I posted previously about having problems with random reboots on nfsroot
nodes across kernels 2.2.18 - 2.4.6 (all kernels exhibit the same
problem - after X amount of time, where x is usually < 24 hours, the
system just reboots).
When I run the systems with uniprocessor kernels, the problem does not
occur.
When the smp kernel is booted with noapic, the apic errors go away. Other
posts I read about smp apic problems seemed to indicate that they received
hundreds of messages in a short period of time - I was getting maybe seven
or eight over the course of several hours.
I can not locate any references on the net to others having trouble with
SMP in asus cur_dls boards or with the ServerWorks chipset.
Is it possible that there is some interaction between smp and nfsroot and
cur_dls that is causing the problem (all of my other cur_dls boards are
using a local disk)?
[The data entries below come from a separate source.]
# jhuggins/viabel

Measured on AMD Instinct MI355X. Metric: ELBO-gradient evals/sec (D=1024, N_mc=4096), higher is better.
Workload: dtype f64

## Files before the change

viabel_amd/csrc/vb_fullrank.hip:

```cpp
#include "vb_gemm_f64.h"
#include "vb_fit.h"

namespace vb {

constexpr double kLog2PiFr = 1.8378770664093454835606594728112;

__device__ __forceinline__ double fr_wave_sum(double x) {
#pragma unroll
  for (int off = 32; off > 0; off >>= 1) x += __shfl_down(x, off, 64);
  return x;
}

__device__ __forceinline__ double fr_block_sum(double x, double* sh) {
  x = fr_wave_sum(x);
  const int lane = threadIdx.x & 63, wave = threadIdx.x >> 6;
  __syncthreads();
  if (lane == 0) sh[wave] = x;
  __syncthreads();
  return (sh[0] + sh[1]) + (sh[2] + sh[3]);
}

__global__ void __launch_bounds__(256) fr_unpack_kernel(const double* __restrict__ theta, int d,
                                                        int64_t ldl, double* __restrict__ Lt,
                                                        double* __restrict__ mu, double* __restrict__ copy = nullptr) {
// ... 282 lines not shown
        if (roww) g[i] *= rw[i];
        if (square) g[i] *= g[i];
        if (!in) g[i] = (fr_d2){0.0, 0.0}, z[i] = (fr_d2){0.0, 0.0};
        if (!ok1) g[i].y = 0.0, z[i].y = 0.0;
        if (Gscaled && in) *reinterpret_cast<fr_d2*>(Gscaled + r * ldz + col) = g[i] * rs[i];
        s += g[i];
        if (fmode == 1) f = fma(hiv.x * g[i].x, g[i].x, fma(hiv.y * g[i].y, g[i].y, f));
        if (fmode == 2) f = fma(0.5 * z[i].x, g[i].x, fma(0.5 * z[i].y, g[i].y, f));
        if (fmode == 3) f = fma(-0.5 * scal * z[i].x, z[i].x, fma(-0.5 * scal * z[i].y, z[i].y, f));
      }
    }
  }
  cs[q][c] = s;
  __syncthreads();
  if (q == 0 && ok0) {
    const fr_d2 tot = (cs[0][c] + cs[1][c]) + (cs[2][c] + cs[3][c]);
    colpart[(int64_t)blockIdx.y * ldz + col] = tot.x;
    if (ok1) colpart[(int64_t)blockIdx.y * ldz + col + 1] = tot.y;
  }
  f = fr_block_sum(f, sh);
  if (threadIdx.x == 0) fpart[(int64_t)blockIdx.y * gridDim.x + blockIdx.x] = f;
}
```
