-    const int b_split = (b_bytes >> 11) << 10;
-    const int b_off = rank ? b_split : 0, b_len = clustered ? (rank ? b_bytes - b_split : b_split) : b_bytes;
-    int stage = 0, iter = 0;
-    uint32_t phase = 0;
-    int tx = blockIdx.x % p.tiles_x, ty = (blockIdx.x / p.tiles_x) % p.tiles_y, img = blockIdx.x / (p.tiles_x * p.tiles_y);
-    for (int tile = blockIdx.x; tile - (int)rank < total_tiles; tile += gridDim.x, ++iter) {
-      if (tile != (int)blockIdx.x) {
-        tx += p.step_x;
-        if (tx >= p.tiles_x) { tx -= p.tiles_x; ++ty; }
-        ty += p.step_y;
-        if (ty >= p.tiles_y) { ty -= p.tiles_y; ++img; }
-        img += p.step_img;
-      }
-      const int x0 = tx * C8_TW, y0 = ty * C8_TH;
-      const bool load_a = tile < total_tiles;
-      if (halo && load_a) {
-        int ab;
-        uint32_t aphase;
-        ring_of(iter, p.a_bufs, p.a_shift, ab, aphase);
-        mbar_wait(&a_empty[ab], aphase ^ 1, 5);
-        if (elect_one()) {
-          mbar_expect_tx(&a_full[ab], (uint32_t)p.a_tx_bytes);
-          tma_load_4d(sHalo + (size_t)ab * p.a_bytes, &tmA, &a_full[ab], (x0 - p.pad_x0) * 8, y0 - p.pad_y0, p.x_cb_off, img);
-        }
-        __syncwarp();
-      }
-      if (staged) {
-        for (int ks = 0; ks < ksteps; ++ks) {
-          mbar_wait(&empty_bar[stage], phase ^ 1, 1);
-          uint8_t* st = sStages + (size_t)stage * stage_bytes;
+  if (warp >= C8_CONSUMER_WARPS) {
+    if constexpr (kPP) setmaxnreg_dec<C8_PP_PRODUCER_REGS>();
+    if (warp == C8_CONSUMER_WARPS) {
+      if (lane == 0) asm volatile("prefetch.tensormap [%0];" ::"l"(reinterpret_cast<uint64_t>(&tmA)) : "memory");
+      if (p.resident && elect_one()) {
+        mbar_expect_tx(wres_bar, (uint32_t)p.wres_bytes);
+        for (int off = 0; off < p.wres_bytes; off += 65536) {
+          const int n = min(65536, p.wres_bytes - off);
+          bulk_load_1d(sWres + off, p.w + off, (uint32_t)n, wres_bar);
+        }
+      }
+      __syncwarp();
+      const int b_split = (b_bytes >> 11) << 10;
+      const int b_off = rank ? b_split : 0, b_len = clustered ? (rank ? b_bytes - b_split : b_split) : b_bytes;
+      int stage = 0, iter = 0;
+      uint32_t phase = 0;
+      int tx = blockIdx.x % p.tiles_x, ty = (blockIdx.x / p.tiles_x) % p.tiles_y, img = blockIdx.x / (p.tiles_x * p.tiles_y);
+      for (int tile = blockIdx.x; tile - (int)rank < total_tiles; tile += gridDim.x, ++iter) {
+        if (tile != (int)blockIdx.x) {
+          tx += p.step_x;
+          if (tx >= p.tiles_x) { tx -= p.tiles_x; ++ty; }
+          ty += p.step_y;
+          if (ty >= p.tiles_y) { ty -= p.tiles_y; ++img; }
+          img += p.step_img;
+        }
+        const int x0 = tx * C8_TW, y0 = ty * C8_TH;
+        const bool load_a = tile < total_tiles;
+        if (halo && load_a) {
+          int ab;
+          uint32_t aphase;
+          ring_of(iter, p.a_bufs, p.a_shift, ab, aphase);
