@@ -852,7 +855,7 @@
 #endif
     CRT(hipFuncSetAttribute(reinterpret_cast<const void *>(&mcl::k_tiny_tail<false>), hipFuncAttributeMaxDynamicSharedMemorySize, 64 * 1024));
     CRT(hipFuncSetAttribute(reinterpret_cast<const void *>(&mcl::k_tiny_tail<true>), hipFuncAttributeMaxDynamicSharedMemorySize, 64 * 1024));
-    CRT(hipFuncSetAttribute(reinterpret_cast<const void *>(&mcl::k_sweep_plan), hipFuncAttributeMaxDynamicSharedMemorySize, 128 * 1024));
+    CRT(hipFuncSetAttribute(reinterpret_cast<const void *>(&mcl::k_sweep_plan), hipFuncAttributeMaxDynamicSharedMemorySize, mcl::kPlanLds));
     CRT(hipFuncSetAttribute(reinterpret_cast<const void *>(&mcl::k_rays_sweep<false>), hipFuncAttributeMaxDynamicSharedMemorySize, 80 * 1024));
     CRT(hipFuncSetAttribute(reinterpret_cast<const void *>(&mcl::k_rays_sweep<true>), hipFuncAttributeMaxDynamicSharedMemorySize, 80 * 1024));
     CRT(hipFuncSetAttribute(reinterpret_cast<const void *>(&mcl::k_rays_sweep<false, false, true>), hipFuncAttributeMaxDynamicSharedMemorySize, 80 * 1024 - 64));
@@ -1864,6 +1867,46 @@
     return MCL_OK;
 }
 
+int mcl_get_sweep_plan_counts(mcl_engine_t *h, int64_t out[2])
+{
+    if (!h || !out) return MCL_ERR_INVALID_ARG;
+    if (const int rc = lf_refuse_rays(h)) return rc;
+    if (h->last_mode != 5 || !h->d_nitems) return fail(h, MCL_ERR_NOT_READY, "the last ray stage did not run k_rays_sweep");
+    int v[2] = {0, 0};
+    HIPCHK(h, hipSetDevice(h->cfg.device));
+    HIPCHK(h, hipMemcpyAsync(v, h->d_nitems, sizeof(v), hipMemcpyDeviceToHost, h->stream));
+    HIPCHK(h, hipStreamSynchronize(h->stream));
+    out[0] = v[0]; out[1] = v[1];
+    return MCL_OK;
+}
+
+int mcl_get_sweep_units(mcl_engine_t *h, int32_t *n_units, uint32_t *unit_begin, uint64_t *wedge_masks, size_t max_units, double *sorted_theta,
+                        int64_t n)
+{
+    if (!h || !n_units) return MCL_ERR_INVALID_ARG;
+    if (const int rc = lf_refuse_rays(h)) return rc;
+    if (h->last_mode != 5 || !h->d_nunits || !h->d_unit_begin || !h->d_unit_sums) return fail(h, MCL_ERR_NOT_READY, "the last ray stage did not run k_rays_sweep");
+    HIPCHK(h, hipSetDevice(h->cfg.device));
+    int M = 0;
+    HIPCHK(h, hipMemcpyAsync(&M, h->d_nunits, sizeof(int), hipMemcpyDeviceToHost, h->stream));
+    HIPCHK(h, hipStreamSynchronize(h->stream));
+    *n_units = M;
+    if (unit_begin || wedge_masks) {
+        if (M < 0 || max_units < (size_t)M) return fail(h, MCL_ERR_INVALID_ARG, "room for fewer units than the sorted order has");
+        if (unit_begin) HIPCHK(h, hipMemcpyAsync(unit_begin, h->d_unit_begin, ((size_t)M + 1) * sizeof(uint32_t), hipMemcpyDeviceToHost, h->stream));
+        if (wedge_masks && M > 0) {
+            HIPCHK(h, hipMemcpy2DAsync(wedge_masks, sizeof(uint64_t), reinterpret_cast<const char *>(h->d_unit_sums.p) + 24, 2 * sizeof(double4), sizeof(uint64_t),
+                                       (size_t)M, hipMemcpyDeviceToHost, h->stream));
+        }
+    }
+    if (sorted_theta) {
+        if (n != h->N) return fail(h, MCL_ERR_INVALID_ARG, "n is not the particle count");
+        HIPCHK(h, hipMemcpyAsync(sorted_theta, h->d_ths, (size_t)n * sizeof(double), hipMemcpyDeviceToHost, h->stream));
+    }
+    HIPCHK(h, hipStreamSynchronize(h->stream));
+    return MCL_OK;
+}
+
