# taindp98/Endoscopy-Image-Classification

Hardware: AMD Instinct MI355X
Metric: unlabeled images/sec/node (FixMatch ViT-S, 224², μ=7) (higher is better)
Workload: dtype bf16; 1 GPU; F1: FixMatch ViT-S/16 step, global B=64 labeled + mu*B=448 unlabeled weak/strong pairs (64 + 448 per GPU, strong scaling), 224^2, C=23, tau=0.95, lambda_u=1, Adam 1e-3, EMA 0.999; global_batch=960, seq_len=197, parallelism=dp1, hipgraph=False

## Files before the change

endoscopy-image-classification_amd/csrc/attention.hip:

```cpp
#include <type_traits>

#include "common.h"

namespace {

struct AttnArgs {
  const bf16* qkv; bf16* o; float* lse; float* delta;
  const bf16* dout; bf16* dqkv;
  int ldqkv, ldo, lddo, lddqkv;
  int T, H;
  float scale;
};

__device__ __forceinline__ int aswz(int r, int c) { return c ^ (((r >> 1) & 3) << 1); }

template <int NW = 4>
__device__ __forceinline__ void stage_head(char* lds, const bf16* src, int ld, int T, int TP) {
  const int lane = threadIdx.x & 63, w = threadIdx.x >> 6;
  for (int i = w; i < TP / 8; i += NW) {
    const int row = i * 8 + (lane >> 3);
    const int sr = row < T ? row : T - 1;
    glds16(src + (size_t)sr * ld + aswz(row, lane & 7) * 8, lds + i * 1024);
  }
}
// ... 1276 lines not shown
      bf16x4 tk4[NDT];
#pragma unroll
      for (int dt = 0; dt < NDT; ++dt) tk4[dt] = lds_trT4(Ks, t * 16, (d0 + dt) * 16, g, r);
      const bf16x4 dsf = lds_trS4(img, t * 16, seg, half, g, r);
#pragma unroll
      for (int dt = 0; dt < NDT; ++dt) dq[dt] = mfma16k16(tk4[dt], dsf, dq[dt]);
    }
    const int img_i = bh / a.H, h = bh - img_i * a.H, q0 = tile * 16;
    bf16* dst = a.dqkv + ((size_t)img_i * T + q0) * a.lddqkv + h * 64 + d0 * 16;
    if constexpr (NDT == 4) tile_rows_out(slot, dq, a.scale, dst, a.lddqkv, T - q0);
    else half_rows_out(slot, dq, a.scale, dst, a.lddqkv, T - q0);
  };
  using Whole = std::integral_constant<int, 4>;
  using Half = std::integral_constant<int, 2>;

  int bh = blockIdx.x;
  stage_qdo(bh, 0, NG, 0, 8);
  stage_k(bh);
  Pre pre = prefetch(bh);
  const int nk = (NG - w + 7) / 8;
  for (;;) {
    const int img = bh / a.H, h = bh - img * a.H;
    const int nx = bh + gridDim.x;
    const bool more = nx < nbh;
    if (nk == 4) asm volatile("s_waitcnt vmcnt(4)" ::: "memory");
    else asm volatile("s_waitcnt vmcnt(3)" ::: "memory");
    lds_barrier();
    deltas(pre);
    __builtin_amdgcn_s_waitcnt(0x0F70);
    lds_barrier();
    f32x4 dk[2][4], dv[2][4];
#pragma unroll
    for (int t = 0; t < 2; ++t)
#pragma unroll
      for (int dt = 0; dt < 4; ++dt) dk[t][dt] = dv[t][dt] = f32x4{0.f, 0.f, 0.f, 0.f};
    bf16x8 kv[8];
    {
      const int l = fresh_lane(), g = l >> 4, r = l & 15;
#pragma unroll
      for (int t = 0; t < 2; ++t) {
        const int key = w * 32 + 16 * t + r;
        const bf16x8 k0 = lds_row8(Ks, key < TP ? key : 0, g), k1 = lds_row8(Ks, key < TP ? key : 0, 4 + g);
        kv[4 * t + 0] = key < T ? k0 : zero8;
        kv[4 * t + 1] = key < T ? k1 : zero8;
        kv[4 * t + 2] = pre.v[2 * t];
        kv[4 * t + 3] = pre.v[2 * t + 1];
      }
    }
    if (w < (NT16 + 1) / 2) phase1(kv, dk, dv, 0, PA, false, 0);
    lds_barrier();
    if (more) stage_qdo(nx, 0, PA * 32 / 8, 0, 8);
    phase2(Whole{}, bh, w, 0, 0);
    lds_barrier();
    if (w < (NT16 + 1) / 2) phase1(kv, dk, dv, PA, NP, true, 2 * PA * 16);
    lds_barrier();
    if (more) stage_qdo(nx, PA * 32 / 8, NG, 0, 8);
    pre = prefetch(more ? nx : bh);
    static_assert(2 * (NT16 - 2 * PA) == 10, "ten half tiles");
    if (w < 7) {
      phase2(Half{}, bh, 2 * PA + (w >> 1), w & 1, 2 * PA * 16);
    } else {
      phase2(Half{}, bh, 2 * PA + 3, 1, 2 * PA * 16);
      phase2(Half{}, bh, 2 * PA + 4, 0, 2 * PA * 16);
      phase2(Half{}, bh, 2 * PA + 4, 1, 2 * PA * 16);
    }
    if (w < (NT16 + 1) / 2) {
      bf16* d0 = a.dqkv + ((size_t)img * T + w * 32) * a.lddqkv + D + h * 64;
      tile_rows_out(slot, dk[0], a.scale, d0, a.lddqkv, T - w * 32);
      tile_rows_out(slot, dv[0], 1.0f, d0 + D, a.lddqkv, T - w * 32);
      tile_rows_out(slot, dk[1], a.scale, d0 + 16 * (size_t)a.lddqkv, a.lddqkv, T - w * 32 - 16);
      tile_rows_out(slot, dv[1], 1.0f, d0 + 16 * (size_t)a.lddqkv + D, a.lddqkv, T - w * 32 - 16);
    }
    lds_barrier();
    if (!more) break;
    stage_k(nx);
    bh = nx;
  }
}

constexpr int CLS_KMAX = 32;
constexpr int CLS_KMAX_LONG = 80;

__device__ __forceinline__ float grp8_sum(float v) {
  v += __shfl_xor(v, 1, 64);
  v += __shfl_xor(v, 2, 64);
  v += __shfl_xor(v, 4, 64);
  return v;
}

__device__ __forceinline__ void ld8f(const bf16* p, float* f) {
  const bf16x8 v = *(const bf16x8*)p;
#pragma unroll
  for (int i = 0; i < 8; ++i) f[i] = (float)v[i];
}

template <int KMAX>
__global__ __launch_bounds__(64) void attn_cls_fwd_kernel(const bf16* __restrict__ qkv, int ldqkv, bf16* __restrict__ o,
                                                          int ldo, float* __restrict__ lse, int T, int H, float scale) {
  const int bh = blockIdx.x, img = bh / H, h = bh - img * H, D = H * 64;
  const int lane = threadIdx.x, c = lane & 7, jg = lane >> 3;
  const bf16* base = qkv + (size_t)img * T * ldqkv;
  float q[8];
  ld8f(base + h * 64 + 8 * c, q);
  const float sl = scale * 1.44269504088896341f;
  float s[KMAX];
  float mx = -INFINITY;
#pragma unroll
  for (int it = 0; it < KMAX; ++it) {
    const int j = it * 8 + jg;
    float part = 0.f;
    if (j < T) {
      float k[8];
      ld8f(base + (size_t)j * ldqkv + D + h * 64 + 8 * c, k);
#pragma unroll
      for (int i = 0; i < 8; ++i) part = fmaf(q[i], k[i], part);
    }
    const float dot = grp8_sum(part);
    s[it] = j < T ? dot * sl : -INFINITY;
    mx = fmaxf(mx, s[it]);
  }
  mx = fmaxf(mx, __shfl_xor(mx, 8, 64));
  mx = fmaxf(mx, __shfl_xor(mx, 16, 64));
  mx = fmaxf(mx, __shfl_xor(mx, 32, 64));
  float l = 0.f, acc[8] = {0.f, 0.f, 0.f, 0.f, 0.f, 0.f, 0.f, 0.f};
#pragma unroll
  for (int it = 0; it < KMAX; ++it) {
    const int j = it * 8 + jg;
    if (j < T) {
      const float p = __builtin_amdgcn_exp2f(s[it] - mx);
      l += p;
      const float pb = (float)(bf16)p;
      float v[8];
      ld8f(base + (size_t)j * ldqkv + 2 * D + h * 64 + 8 * c, v);
#pragma unroll
      for (int i = 0; i < 8; ++i) acc[i] = fmaf(pb, v[i], acc[i]);
    }
  }
#pragma unroll
  for (int m = 8; m < 64; m <<= 1) {
    l += __shfl_xor(l, m, 64);
#pragma unroll
    for (int i = 0; i < 8; ++i) acc[i] += __shfl_xor(acc[i], m, 64);
  }
  if (jg == 0) {
    const float inv = 1.0f / l;
    bf16x8 ov;
#pragma unroll
    for (int i = 0; i < 8; ++i) ov[i] = (bf16)(acc[i] * inv);
    *(bf16x8*)(o + (size_t)img * ldo + h * 64 + 8 * c) = ov;
    if (c == 0) lse[bh] = (mx + __log2f(l)) * 0.69314718055994531f;
  }
}

template <int KMAX>
__global__ __launch_bounds__(64) void attn_cls_bwd_kernel(const bf16* __restrict__ qkv, int ldqkv,
                                                          const bf16* __restrict__ o, int ldo,
                                                          const float* __restrict__ lse,
                                                          const bf16* __restrict__ dout, int lddo,
                                                          bf16* __restrict__ dqkv, int lddqkv, int T, int H,
                                                          float scale) {
  const int bh = blockIdx.x, img = bh / H, h = bh - img * H, D = H * 64;
  const int lane = threadIdx.x, c = lane & 7, jg = lane >> 3;
  const bf16* base = qkv + (size_t)img * T * ldqkv;
  bf16* dbase = dqkv + (size_t)img * T * lddqkv;
  float q[8], dq_o[8], ov[8];
  ld8f(base + h * 64 + 8 * c, q);
  ld8f(dout + (size_t)img * lddo + h * 64 + 8 * c, dq_o);
  ld8f(o + (size_t)img * ldo + h * 64 + 8 * c, ov);
  float dpart = 0.f;
#pragma unroll
  for (int i = 0; i < 8; ++i) dpart += dq_o[i] * ov[i];
  const float delta = grp8_sum(dpart);
  const float sl = scale * 1.44269504088896341f;
  const float lq = lse[bh] * 1.44269504088896341f;
  float dqa[8] = {0.f, 0.f, 0.f, 0.f, 0.f, 0.f, 0.f, 0.f};
  const bf16x8 zero8 = {};
  for (int it = 0; it < KMAX; ++it) {
    const int j = it * 8 + jg;
    if (it * 8 >= T) break;
    float k[8], v[8];
    float sp = 0.f, dpp = 0.f;
    if (j < T) {
      ld8f(base + (size_t)j * ldqkv + D + h * 64 + 8 * c, k);
      ld8f(base + (size_t)j * ldqkv + 2 * D + h * 64 + 8 * c, v);
#pragma unroll
      for (int i = 0; i < 8; ++i) {
        sp = fmaf(q[i], k[i], sp);
        dpp = fmaf(dq_o[i], v[i], dpp);
      }
    }
    const float sv = grp8_sum(sp), dp = grp8_sum(dpp);
    if (j < T) {
      const float p = __builtin_amdgcn_exp2f(sv * sl - lq);
      const float ds = p * (dp - delta);
      const float pb = (float)(bf16)p, dsb = (float)(bf16)ds;
      bf16x8 dk8, dv8;
#pragma unroll
      for (int i = 0; i < 8; ++i) {
        dk8[i] = (bf16)(dsb * q[i] * scale);
        dv8[i] = (bf16)(pb * dq_o[i]);
        dqa[i] = fmaf(dsb, k[i], dqa[i]);
      }
      bf16* drow = dbase + (size_t)j * lddqkv + h * 64 + 8 * c;
      *(bf16x8*)(drow + D) = dk8;
      *(bf16x8*)(drow + 2 * D) = dv8;
      if (j > 0) *(bf16x8*)drow = zero8;
    }
  }
#pragma unroll
  for (int m = 8; m < 64; m <<= 1)
#pragma unroll
    for (int i = 0; i < 8; ++i) dqa[i] += __shfl_xor(dqa[i], m, 64);
  if (jg == 0) {
    bf16x8 d8;
#pragma unroll
    for (int i = 0; i < 8; ++i) d8[i] = (bf16)(dqa[i] * scale);
    *(bf16x8*)(dbase + h * 64 + 8 * c) = d8;
  }
}

#define ATTN_CASE(KERNEL, N_, GRID, LDS, STREAM, ARGS) \
  case N_: allow_lds(KERNEL<N_>, LDS); hipLaunchKernelGGL(KERNEL<N_>, GRID, 256, LDS, STREAM, ARGS); break;

#define ATTN_DISPATCH(KERNEL, NT16_, GRID, LDS, STREAM, ARGS)                                               \
  switch (NT16_) {                                                                                        \
    ATTN_CASE(KERNEL, 1, GRID, LDS, STREAM, ARGS) ATTN_CASE(KERNEL, 2, GRID, LDS, STREAM, ARGS)            \
    ATTN_CASE(KERNEL, 3, GRID, LDS, STREAM, ARGS) ATTN_CASE(KERNEL, 4, GRID, LDS, STREAM, ARGS)            \
    ATTN_CASE(KERNEL, 5, GRID, LDS, STREAM, ARGS) ATTN_CASE(KERNEL, 6, GRID, LDS, STREAM, ARGS)            \
    ATTN_CASE(KERNEL, 7, GRID, LDS, STREAM, ARGS) ATTN_CASE(KERNEL, 8, GRID, LDS, STREAM, ARGS)            \
    ATTN_CASE(KERNEL, 9, GRID, LDS, STREAM, ARGS) ATTN_CASE(KERNEL, 10, GRID, LDS, STREAM, ARGS)           \
    ATTN_CASE(KERNEL, 11, GRID, LDS, STREAM, ARGS) ATTN_CASE(KERNEL, 12, GRID, LDS, STREAM, ARGS)          \
    ATTN_CASE(KERNEL, 13, GRID, LDS, STREAM, ARGS) ATTN_CASE(KERNEL, 14, GRID, LDS, STREAM, ARGS)          \
    ATTN_CASE(KERNEL, 15, GRID, LDS, STREAM, ARGS) ATTN_CASE(KERNEL, 16, GRID, LDS, STREAM, ARGS)          \
    ATTN_CASE(KERNEL, 37, GRID, LDS, STREAM, ARGS)                                                        \
    default: return ES_BAD_SHAPE;                                                                         \
  }

#define FWD_CASE(N_, OCC_, GRID, LDS, STREAM, ARGS)                                                  \
  case N_:                                                                                          \
    allow_lds(attn_fwd_kernel<N_, OCC_>, LDS);                                                      \
    hipLaunchKernelGGL(HIP_KERNEL_NAME(attn_fwd_kernel<N_, OCC_>), GRID, 256, LDS, STREAM, ARGS);   \
    break;
#define FWD_DISPATCH(NT16_, OCC_, GRID, LDS, STREAM, ARGS)                                            \
  switch (NT16_) {                                                                                  \
    FWD_CASE(1, OCC_, GRID, LDS, STREAM, ARGS) FWD_CASE(2, OCC_, GRID, LDS, STREAM, ARGS)            \
    FWD_CASE(3, OCC_, GRID, LDS, STREAM, ARGS) FWD_CASE(4, OCC_, GRID, LDS, STREAM, ARGS)            \
    FWD_CASE(5, OCC_, GRID, LDS, STREAM, ARGS) FWD_CASE(6, OCC_, GRID, LDS, STREAM, ARGS)            \
    FWD_CASE(7, OCC_, GRID, LDS, STREAM, ARGS) FWD_CASE(8, OCC_, GRID, LDS, STREAM, ARGS)            \
    FWD_CASE(9, OCC_, GRID, LDS, STREAM, ARGS) FWD_CASE(10, OCC_, GRID, LDS, STREAM, ARGS)           \
    FWD_CASE(11, OCC_, GRID, LDS, STREAM, ARGS) FWD_CASE(12, OCC_, GRID, LDS, STREAM, ARGS)          \
    FWD_CASE(13, OCC_, GRID, LDS, STREAM, ARGS) FWD_CASE(14, OCC_, GRID, LDS, STREAM, ARGS)          \
    FWD_CASE(15, OCC_, GRID, LDS, STREAM, ARGS) FWD_CASE(16, OCC_, GRID, LDS, STREAM, ARGS)          \
    default: return ES_BAD_SHAPE;                                                                   \
  }

int g_attn_fwd_occ = 7;
int g_attn_bwd_pipe = 4;
int g_attn_bwd_long = 1;
int g_attn_bwd_grid = -1;

}

extern "C" {

int es_set_attn_variant(int occ) {
  const int old = g_attn_fwd_occ;
  g_attn_fwd_occ = occ;
  return old;
}
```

I've tried wrapping my head around the the nfs code
to search for smp specific problems, and while I understand a lot more of
it now than I did before, it is still mostly beyond my immediate
comprehension.
Is it possible that this is a power/cpu voltage problem? If so, would a
ups be a solution?
Is is possible that the whole batch of 10 motherboards
is broken somehow (we have oodles of other asus cur_dls smp systems that
don't have problems, just this cluster)?
Are there any suggestions as to further troubleshooting options?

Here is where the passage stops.